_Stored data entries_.
■ ■ ■ ■ ■ ■ ■

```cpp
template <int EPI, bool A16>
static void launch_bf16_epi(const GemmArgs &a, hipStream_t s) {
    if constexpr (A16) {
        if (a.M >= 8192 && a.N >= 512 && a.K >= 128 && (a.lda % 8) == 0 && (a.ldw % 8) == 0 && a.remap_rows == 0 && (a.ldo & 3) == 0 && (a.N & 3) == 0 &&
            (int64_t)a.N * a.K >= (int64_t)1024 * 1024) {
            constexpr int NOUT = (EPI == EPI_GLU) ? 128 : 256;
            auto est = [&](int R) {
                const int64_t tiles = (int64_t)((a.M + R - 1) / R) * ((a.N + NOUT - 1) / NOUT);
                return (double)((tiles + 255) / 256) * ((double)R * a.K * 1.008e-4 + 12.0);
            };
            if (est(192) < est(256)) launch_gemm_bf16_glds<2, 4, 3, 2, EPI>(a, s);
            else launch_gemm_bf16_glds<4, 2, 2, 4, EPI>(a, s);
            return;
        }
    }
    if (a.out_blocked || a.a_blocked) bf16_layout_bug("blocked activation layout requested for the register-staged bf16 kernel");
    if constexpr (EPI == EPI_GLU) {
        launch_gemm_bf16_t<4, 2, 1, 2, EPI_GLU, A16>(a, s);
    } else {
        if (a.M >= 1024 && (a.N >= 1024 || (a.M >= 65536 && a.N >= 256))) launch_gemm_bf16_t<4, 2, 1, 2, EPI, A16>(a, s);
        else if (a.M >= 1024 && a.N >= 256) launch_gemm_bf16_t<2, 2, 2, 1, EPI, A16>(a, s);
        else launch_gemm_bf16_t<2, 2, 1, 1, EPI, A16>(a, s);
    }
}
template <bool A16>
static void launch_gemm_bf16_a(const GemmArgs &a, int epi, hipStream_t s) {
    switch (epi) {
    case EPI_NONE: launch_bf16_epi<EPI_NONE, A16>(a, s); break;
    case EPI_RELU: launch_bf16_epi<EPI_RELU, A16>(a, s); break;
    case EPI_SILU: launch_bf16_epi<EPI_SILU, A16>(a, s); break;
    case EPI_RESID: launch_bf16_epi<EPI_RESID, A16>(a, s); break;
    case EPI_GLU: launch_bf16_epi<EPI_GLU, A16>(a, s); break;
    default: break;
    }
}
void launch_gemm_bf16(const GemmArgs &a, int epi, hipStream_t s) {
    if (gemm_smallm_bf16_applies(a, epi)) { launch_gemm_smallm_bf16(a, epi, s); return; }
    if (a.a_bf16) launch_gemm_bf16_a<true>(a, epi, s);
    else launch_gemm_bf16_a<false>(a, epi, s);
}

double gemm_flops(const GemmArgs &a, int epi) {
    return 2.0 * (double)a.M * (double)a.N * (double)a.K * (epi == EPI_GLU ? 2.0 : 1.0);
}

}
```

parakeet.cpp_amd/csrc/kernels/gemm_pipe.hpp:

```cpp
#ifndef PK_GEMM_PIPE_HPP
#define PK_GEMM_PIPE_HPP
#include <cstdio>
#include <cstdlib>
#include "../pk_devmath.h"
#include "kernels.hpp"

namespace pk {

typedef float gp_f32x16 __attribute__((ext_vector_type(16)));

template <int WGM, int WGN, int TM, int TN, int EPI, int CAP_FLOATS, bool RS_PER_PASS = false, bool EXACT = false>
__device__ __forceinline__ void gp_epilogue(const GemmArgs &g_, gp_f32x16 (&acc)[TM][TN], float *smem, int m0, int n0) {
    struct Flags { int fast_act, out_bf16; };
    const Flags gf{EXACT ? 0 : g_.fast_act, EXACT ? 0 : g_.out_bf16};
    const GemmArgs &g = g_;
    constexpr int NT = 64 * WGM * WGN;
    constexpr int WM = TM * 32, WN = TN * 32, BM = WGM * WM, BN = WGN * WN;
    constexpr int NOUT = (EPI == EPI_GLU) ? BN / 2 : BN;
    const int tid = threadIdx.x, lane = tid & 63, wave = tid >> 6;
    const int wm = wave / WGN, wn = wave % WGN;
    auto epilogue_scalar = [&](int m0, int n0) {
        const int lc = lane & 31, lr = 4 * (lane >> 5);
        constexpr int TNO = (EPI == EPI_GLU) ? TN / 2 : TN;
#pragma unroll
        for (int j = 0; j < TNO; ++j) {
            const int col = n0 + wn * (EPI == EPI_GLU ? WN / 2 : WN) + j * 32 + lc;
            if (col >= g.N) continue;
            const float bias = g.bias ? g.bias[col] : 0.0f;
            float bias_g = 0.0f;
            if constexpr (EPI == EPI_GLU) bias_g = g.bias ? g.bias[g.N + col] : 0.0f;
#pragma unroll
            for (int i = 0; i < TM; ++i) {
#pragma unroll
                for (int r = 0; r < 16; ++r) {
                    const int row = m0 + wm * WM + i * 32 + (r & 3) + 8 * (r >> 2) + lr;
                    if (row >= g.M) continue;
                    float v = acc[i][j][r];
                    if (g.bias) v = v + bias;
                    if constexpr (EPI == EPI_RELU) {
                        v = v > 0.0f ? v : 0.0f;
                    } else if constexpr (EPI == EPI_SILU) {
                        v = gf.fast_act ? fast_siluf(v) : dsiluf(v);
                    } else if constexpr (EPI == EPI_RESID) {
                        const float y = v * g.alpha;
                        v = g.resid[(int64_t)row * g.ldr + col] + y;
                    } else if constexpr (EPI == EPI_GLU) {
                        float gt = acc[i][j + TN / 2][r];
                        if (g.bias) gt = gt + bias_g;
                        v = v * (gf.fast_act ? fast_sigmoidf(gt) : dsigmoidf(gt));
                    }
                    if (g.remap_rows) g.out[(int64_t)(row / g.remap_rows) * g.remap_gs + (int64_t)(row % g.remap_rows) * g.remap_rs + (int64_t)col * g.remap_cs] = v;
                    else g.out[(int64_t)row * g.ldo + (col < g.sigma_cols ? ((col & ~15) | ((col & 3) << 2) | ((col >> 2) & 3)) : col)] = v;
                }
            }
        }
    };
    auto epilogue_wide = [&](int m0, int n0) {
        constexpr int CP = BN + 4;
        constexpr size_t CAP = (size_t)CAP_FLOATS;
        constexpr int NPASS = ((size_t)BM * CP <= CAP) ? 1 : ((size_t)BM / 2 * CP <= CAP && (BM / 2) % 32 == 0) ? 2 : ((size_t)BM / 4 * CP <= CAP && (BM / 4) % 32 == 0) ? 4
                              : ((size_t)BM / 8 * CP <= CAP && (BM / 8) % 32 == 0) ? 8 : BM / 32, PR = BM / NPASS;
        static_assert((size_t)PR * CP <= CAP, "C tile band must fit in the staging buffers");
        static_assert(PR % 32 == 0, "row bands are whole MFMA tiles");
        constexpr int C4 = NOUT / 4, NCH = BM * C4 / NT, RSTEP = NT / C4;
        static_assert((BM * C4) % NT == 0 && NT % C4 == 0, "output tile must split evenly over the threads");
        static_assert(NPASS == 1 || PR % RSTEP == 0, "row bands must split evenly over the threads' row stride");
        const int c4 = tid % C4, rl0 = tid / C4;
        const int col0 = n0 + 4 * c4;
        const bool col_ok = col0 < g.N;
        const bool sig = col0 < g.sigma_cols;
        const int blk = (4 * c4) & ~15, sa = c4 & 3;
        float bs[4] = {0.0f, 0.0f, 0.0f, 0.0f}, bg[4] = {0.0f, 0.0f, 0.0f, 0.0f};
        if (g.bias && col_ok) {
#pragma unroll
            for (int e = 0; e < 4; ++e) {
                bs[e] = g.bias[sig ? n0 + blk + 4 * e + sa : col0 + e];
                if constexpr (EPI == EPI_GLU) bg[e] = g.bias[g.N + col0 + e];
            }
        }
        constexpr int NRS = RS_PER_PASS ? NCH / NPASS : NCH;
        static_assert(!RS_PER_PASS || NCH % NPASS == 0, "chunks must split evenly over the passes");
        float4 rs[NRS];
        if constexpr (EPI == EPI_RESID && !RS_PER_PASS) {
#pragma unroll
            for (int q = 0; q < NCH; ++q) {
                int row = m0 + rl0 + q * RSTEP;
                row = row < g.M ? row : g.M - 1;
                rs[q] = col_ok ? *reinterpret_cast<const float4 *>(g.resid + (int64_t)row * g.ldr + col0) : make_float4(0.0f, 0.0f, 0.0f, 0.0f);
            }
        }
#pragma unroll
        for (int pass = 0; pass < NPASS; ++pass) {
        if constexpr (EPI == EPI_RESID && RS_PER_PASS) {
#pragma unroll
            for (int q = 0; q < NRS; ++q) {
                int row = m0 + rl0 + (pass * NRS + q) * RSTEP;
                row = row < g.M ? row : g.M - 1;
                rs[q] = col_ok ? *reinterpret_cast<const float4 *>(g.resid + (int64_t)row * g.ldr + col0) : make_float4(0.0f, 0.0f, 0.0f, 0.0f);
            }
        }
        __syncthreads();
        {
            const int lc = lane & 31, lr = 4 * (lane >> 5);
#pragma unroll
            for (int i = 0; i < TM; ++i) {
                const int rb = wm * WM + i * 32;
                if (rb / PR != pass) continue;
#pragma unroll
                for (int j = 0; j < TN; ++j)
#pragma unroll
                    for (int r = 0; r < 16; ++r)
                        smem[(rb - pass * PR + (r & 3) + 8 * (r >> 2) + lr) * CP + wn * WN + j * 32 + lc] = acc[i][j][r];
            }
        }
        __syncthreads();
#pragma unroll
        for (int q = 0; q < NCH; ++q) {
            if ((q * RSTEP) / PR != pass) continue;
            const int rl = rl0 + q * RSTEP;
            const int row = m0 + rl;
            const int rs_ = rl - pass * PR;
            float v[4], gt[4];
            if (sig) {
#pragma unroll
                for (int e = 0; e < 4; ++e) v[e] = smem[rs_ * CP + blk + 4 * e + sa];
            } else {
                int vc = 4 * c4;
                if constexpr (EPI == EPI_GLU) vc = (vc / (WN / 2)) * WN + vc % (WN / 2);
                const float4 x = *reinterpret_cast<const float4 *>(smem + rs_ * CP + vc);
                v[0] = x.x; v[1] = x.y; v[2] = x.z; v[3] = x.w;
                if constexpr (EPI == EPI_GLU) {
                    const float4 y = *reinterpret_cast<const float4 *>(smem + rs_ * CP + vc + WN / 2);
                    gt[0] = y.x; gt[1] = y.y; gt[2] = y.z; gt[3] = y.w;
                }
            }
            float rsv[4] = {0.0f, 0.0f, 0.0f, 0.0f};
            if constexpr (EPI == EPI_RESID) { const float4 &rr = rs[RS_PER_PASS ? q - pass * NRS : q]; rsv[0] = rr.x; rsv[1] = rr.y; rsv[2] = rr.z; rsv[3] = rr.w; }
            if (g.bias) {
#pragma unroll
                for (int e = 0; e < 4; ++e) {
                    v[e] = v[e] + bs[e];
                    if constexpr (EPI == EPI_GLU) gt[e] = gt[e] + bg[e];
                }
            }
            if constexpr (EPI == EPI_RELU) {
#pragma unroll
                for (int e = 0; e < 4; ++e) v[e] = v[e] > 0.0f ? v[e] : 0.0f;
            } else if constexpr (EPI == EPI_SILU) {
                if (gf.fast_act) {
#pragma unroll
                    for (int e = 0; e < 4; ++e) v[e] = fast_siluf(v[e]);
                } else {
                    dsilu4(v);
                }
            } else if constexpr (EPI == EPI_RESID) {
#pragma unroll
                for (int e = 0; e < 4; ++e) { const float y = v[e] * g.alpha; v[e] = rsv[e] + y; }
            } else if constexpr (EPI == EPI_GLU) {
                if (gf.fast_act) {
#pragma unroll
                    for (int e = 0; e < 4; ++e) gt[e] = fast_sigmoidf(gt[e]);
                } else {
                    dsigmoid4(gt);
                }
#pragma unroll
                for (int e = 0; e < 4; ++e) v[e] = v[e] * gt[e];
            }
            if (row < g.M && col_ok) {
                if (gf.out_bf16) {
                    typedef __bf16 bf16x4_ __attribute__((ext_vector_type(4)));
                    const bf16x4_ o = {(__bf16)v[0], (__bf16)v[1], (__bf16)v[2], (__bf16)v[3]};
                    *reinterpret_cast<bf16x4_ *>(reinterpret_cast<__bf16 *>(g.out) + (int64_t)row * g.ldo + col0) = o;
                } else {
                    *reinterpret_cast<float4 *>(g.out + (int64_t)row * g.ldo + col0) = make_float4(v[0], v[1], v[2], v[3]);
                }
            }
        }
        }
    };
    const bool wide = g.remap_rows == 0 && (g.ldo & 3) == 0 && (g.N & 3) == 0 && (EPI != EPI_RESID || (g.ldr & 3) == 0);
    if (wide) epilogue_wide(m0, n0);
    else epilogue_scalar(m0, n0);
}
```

■ ■ ■ ■ ■ ■ ■

Report how many lines in the data include the word "Flags". Nothing else is needed.

_RESPONSE TO THIS EXERCISE_. 2